In their study, Feldman and DiSesa identified 12 TAVR programs in the greater Philadelphia metro region, which includes Delaware and parts of New Jersey. Szeto estimated the count at 14 or 15. Like the Temple team, he had doubts that so many hospitals could have sufficient volumes for all of them to rise from average to expert.
Low volumes and inefficient processes in a TAVR program could be a drag on finances for the entire valve center. Poor results could compromise its public standing and accreditation. Nonetheless, “No hospital and no physician wants to be perceived as not doing TAVR because it makes them seem less capable than the institutions that are doing TAVR,” Feldman observes. “If you are not good enough to do TAVR, might you also not be good enough to do bypass surgery or electrophysiology cases or what have you?”
“If you run a TAVR program poorly, there will be negative financial implications for your institution,” Szeto acknowledges. “However, if you are going to be a comprehensive cardiac program in 2014, you have to offer TAVR. I don’t see how you cannot and stay competitive.”
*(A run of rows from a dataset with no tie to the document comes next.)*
struct DecCtx {
    const uint8_t *src; uint64_t n_src;
    uint8_t *dst;
    const uint8_t *ent;
    DecPlan *plan;
    uint32_t nbytes, nunits;
    int bun4, ush;
};
#if defined(LAB_DEC_FLUSH) && LAB_DEC_FLUSH == 1
#define LAB_FLUSH_USH() do { } while (0)
#elif defined(LAB_DEC_FLUSH) && LAB_DEC_FLUSH == 2
#define LAB_FLUSH_USH() do { for (uint32_t i = lane * 16u; i < outlen; i += 1024u) st16u(dst + d0 + i, *(const u32x4 *)(s_out + i)); } while (0)
#else
#define LAB_FLUSH_USH() do { \
        uint32_t i_ = lane; \
        for (; i_ + 448u < outlen; i_ += 512u) { \
            _Pragma("unroll") for (uint32_t k_ = 0; k_ < 8u; k_++) udst[(size_t)(i_ + 64u * k_) * (uint32_t)ush] = s_out[i_ + 64u * k_]; \
        } \
        for (; i_ < outlen; i_ += 64) udst[(size_t)i_ * (uint32_t)ush] = s_out[i_]; \
    } while (0)
#endif
__device__ __forceinline__ void dec_unit(const DecCtx &c, const uint32_t u, uint8_t *s_in, uint8_t *s_out, uint2 *s_tq, const int lane) {
    const uint8_t *const src = c.src; const uint64_t n_src = c.n_src; uint8_t *const dst = c.dst; const uint8_t *const ent = c.ent;
    DecPlan *const plan = c.plan; const uint32_t nbytes = c.nbytes, nunits = c.nunits; const int bun4 = c.bun4, ush = c.ush;
    const u32x4 e0 = ld16u(ent + 16 * (size_t)u), e1 = ld16u(ent + 16 * (size_t)(u + 1));
#define RFL(x) ((uint32_t)__builtin_amdgcn_readfirstlane((int)(x)))
    const uint32_t s0 = RFL(e0.x), d0 = RFL(e0.y), s1 = RFL(e1.x), d1 = RFL(e1.y), rem1 = RFL(e1.z), tok1 = RFL(e1.w);
    uint32_t rem = RFL(e0.z), tokpos = RFL(e0.w);
    const bool last = (u + 1 == nunits);
    bool ok = s0 <= s1 && s1 <= n_src && d0 <= d1 && d1 <= nbytes && (d1 - d0) <= DEC_OUT_MAX;
    if (u == 0) ok = ok && s0 == 0 && d0 == 0 && rem == HB_IDX_AT_TOKEN;
    if (last) ok = ok && s1 == n_src && d1 == nbytes;
    if (rem != HB_IDX_AT_TOKEN && tokpos >= n_src) ok = false;
    if (bun4 && ((d0 | d1) & 31u)) ok = false;
    const uint32_t ne = ush ? nbytes / (uint32_t)ush : 1u;
    const uint32_t pj = ush ? d0 / ne : 0u;
    if (ush && (pj >= (uint32_t)ush || d1 > (pj + 1u) * ne)) ok = false;
    uint8_t *const udst = ush ? dst + (size_t)(d0 - pj * ne) * (uint32_t)ush + pj : dst + d0;
    if (!ok) { if (lane == 0) atomicExch(&plan->fail, 1u); return; }
    const uint32_t slen = s1 - s0, outlen = d1 - d0;
    const uint8_t *g = src + s0;

    if (rem != HB_IDX_AT_TOKEN && rem >= outlen) {
        const uint32_t left = rem - outlen;
        bool fine = slen == outlen;
        if (last) fine = fine && left == 0 && (RFL((uint32_t)src[tokpos]) & 15u) == 0u; else fine = fine && rem1 == left && tok1 == tokpos;
        if (!fine) { if (lane == 0) atomicExch(&plan->fail, 1u); return; }
        if (ush) {
            for (uint32_t i = lane * 16u; i < outlen; i += 1024u) {
                if (i + 16u <= outlen) *(u32x4 *)(s_out + i) = ld16u(g + i);
                else for (uint32_t r = i; r < outlen; r++) s_out[r] = g[r];
            }
            wave_sync();
            LAB_FLUSH_USH();
            wave_sync();
        }
        else if (!bun4) wave_copy_g2g(dst + d0, g, outlen, lane);
        else {
            for (uint32_t w = lane; w < outlen / 32u; w += 64) {
                u32x4 oa, ob;
                bitshuffle4_window<true>(ld16u(g + 32u * w), ld16u(g + 32u * w + 16u), oa, ob);
                st16u(dst + d0 + 32u * w, oa);
                st16u(dst + d0 + 32u * w + 16u, ob);
            }
        }
        return;
    }

    const uint32_t sh = (uint32_t)((uintptr_t)g & 15u);
    uint32_t wlo = 0, staged = 0;
    int shw = 0;
    auto stage = [&](const uint32_t at) __attribute__((always_inline)) {
        wave_sync();
        const uint32_t a16 = (sh + at) & ~15u;
        const uint32_t avail = sh + slen - a16;
        const uint32_t cnt = avail < DEC_IN_WIN ? avail : DEC_IN_WIN;
        const u32x4 *ga = (const u32x4 *)(g - sh + a16);
        const uint32_t nv = (cnt + 15u) >> 4;
        for (uint32_t i = lane; i < nv; i += 64) ((u32x4 *)s_in)[i] = ga[i];
        wlo = a16 > sh ? a16 - sh : 0u;
        staged = a16 + cnt - sh;
        shw = (int)sh - (int)a16;
        wave_sync();
    };
    stage(0u);
    uint32_t tok = 0;
    if (rem != HB_IDX_AT_TOKEN) tok = RFL((uint32_t)src[tokpos]);
#define INB(i) s_in[(uint32_t)((int)(i) + shw)]
    uint32_t si = 0, di = 0;
    bool at_token = false;
    bool done = false;

    int slow = 1;
    uint32_t nq = 0;
    uint32_t last_ntok = DEC_BPERM_MIN; (void)last_ntok;
    if (rem == HB_IDX_AT_TOKEN) { rem = 0; slow = 0; }
    while (ok && !done) {
        if (slow) {
            if (slow == 2) {
                if (si >= slen) { ok = false; break; }
                tokpos = s0 + si;
                tok = RFL((uint32_t)((si >= wlo && si < staged) ? INB(si) : g[si]));
                si++;
                rem = tok >> 4;
                if (rem == 15u && !dec_read_ext(s_in, shw, wlo, staged, g, slen, si, rem, lane)) { ok = false; break; }
            }
            slow = 0;
            {
                const uint32_t take = min(rem, outlen - di);
                if (take > slen - si) { ok = false; break; }
                if (si >= wlo && si + take <= staged) { for (uint32_t i = lane; i < take; i += 64) s_out[di + i] = INB(si + i); }
                else { for (uint32_t i = lane; i < take; i += 64) s_out[di + i] = g[si + i]; }
                si += take; di += take; rem -= take;
            }
            if (rem > 0 || di == outlen) { at_token = false; done = true; break; }
            if (slen - si < 2) { ok = false; break; }
            const uint32_t b0 = RFL((uint32_t)((si >= wlo && si < staged) ? INB(si) : g[si]));
            const uint32_t b1 = RFL((uint32_t)((si + 1 >= wlo && si + 1 < staged) ? INB(si + 1) : g[si + 1]));
            const uint32_t offset = b0 | (b1 << 8);
            si += 2;
            uint32_t mlen = (tok & 15u) + 4u;
            if ((tok & 15u) == 15u && !dec_read_ext(s_in, shw, wlo, staged, g, slen, si, mlen, lane)) { ok = false; break; }
            if (offset == 0 || offset > di || mlen > outlen - di) { ok = false; break; }
            dec_match_copy(s_out, di, offset, mlen, lane);
            di += mlen;
            if (si >= wlo && si + 4u <= staged && di < outlen) {
                const uint32_t t2 = RFL((uint32_t)INB(si)), l2 = t2 >> 4;
                if (l2 < 15u && (t2 & 15u) == 15u) {
                    const uint32_t op = si + 1u + l2;
                    if (op + 3u <= staged && RFL((uint32_t)INB(op + 2u)) == 255u) slow = 2;
                }
            }
            continue;
        }
        if (nq == 0u && staged < slen && si + DEC_IN_MARGIN > staged) {
            stage(si);
        }
#if DEC_LEAN
        const bool stop = dec_fill_lean(s_in, (uint32_t)shw, staged, slen, si, nq, s_tq, lane, last_ntok);
        bool rewound = false;
        ok = dec_drain<true>(s_in, shw, s_out, outlen, 0u, di, si, nq, s_tq, stop, rewound, lane);
#else
        const bool stop = dec_fill(s_in, (uint32_t)shw, staged, slen, si, nq, s_tq, lane);
        bool rewound = false;
        ok = dec_drain(s_in, shw, s_out, outlen, 0u, di, si, nq, s_tq, stop, rewound, lane);
#endif
        if (!ok) break;
        if (rewound) { slow = 2; continue; }
        if (stop) {
            if (si == slen || di == outlen) { at_token = true; done = true; }
            else if (staged < slen && si + DEC_IN_MARGIN > staged) continue;
            else slow = 2;
        }
    }
    if (ok) {
        ok = (si == slen) && (di == outlen);
        if (last) ok = ok && (at_token || (rem == 0 && (tok & 15u) == 0u));
        else if (at_token) ok = ok && rem1 == HB_IDX_AT_TOKEN;
        else ok = ok && rem1 == rem && tok1 == tokpos;
    }
    if (!ok) { if (lane == 0) atomicExch(&plan->fail, 1u); wave_sync(); return; }
    wave_sync();
    if (bun4) {
        for (uint32_t w = lane; w < outlen / 32u; w += 64) {
            u32x4 oa, ob;
            bitshuffle4_window<true>(((const u32x4 *)s_out)[2 * w], ((const u32x4 *)s_out)[2 * w + 1], oa, ob);
            ((u32x4 *)s_out)[2 * w] = oa;
            ((u32x4 *)s_out)[2 * w + 1] = ob;
        }
        wave_sync();
    }
    if (ush) {
        LAB_FLUSH_USH();
    } else {
        uint8_t *o = dst + d0;
        uint32_t head = (uint32_t)((16u - ((uintptr_t)o & 15u)) & 15u);
        if (head > outlen) head = outlen;
        if ((uint32_t)lane < head) o[lane] = s_out[lane];
        const uint32_t body = (outlen - head) >> 4;
        if (head == 0) { for (uint32_t i = lane; i < body; i += 64) *(u32x4 *)(o + i * 16u) = *(const u32x4 *)(s_out + i * 16u); }
        else {
            for (uint32_t i = lane; i < body; i += 64) {
                const uint8_t *q = s_out + head + i * 16u;
                u32x4 v;
                v.x = (uint32_t)q[0] | ((uint32_t)q[1] << 8) | ((uint32_t)q[2] << 16) | ((uint32_t)q[3] << 24);
                v.y = (uint32_t)q[4] | ((uint32_t)q[5] << 8) | ((uint32_t)q[6] << 16) | ((uint32_t)q[7] << 24);
                v.z = (uint32_t)q[8] | ((uint32_t)q[9] << 8) | ((uint32_t)q[10] << 16) | ((uint32_t)q[11] << 24);
                v.w = (uint32_t)q[12] | ((uint32_t)q[13] << 8) | ((uint32_t)q[14] << 16) | ((uint32_t)q[15] << 24);
                *(u32x4 *)(o + head + i * 16u) = v;
            }
        }
        const uint32_t done_b = head + body * 16u;
        if (done_b + lane < outlen) o[done_b + lane] = s_out[done_b + lane];
    }
    wave_sync();
}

In contrast to Philadelphia, Feldman and Di-Sesa found that in the New York City boroughs, there were 0.96 TAVR programs per million and the smallest TAVR program reported an average 217 SAVRs annually. They credited consolidation and New York’s certificate-of-need system, which gives the state oversight on equipment acquisitions, for facilitating collaboration.
Regions such as Philadelphia, where consolidation hasn’t occurred, are hampered by federal regulations such as anti-kickback laws and Stark rules that are designed to protect patients from physicians and hospitals who engage in deals for financial gain. The unintended consequence is that independent hospitals can’t work together.
His solution? A federal waiver that allows independent hospitals to partner in a revenue-sharing regional center of excellence. “If two hospitals are getting together to do a service, and by getting together they will improve outcomes and lower costs,” then they should qualify for the waiver, he says. “[It] is what we are all trying to do, so value can go up.”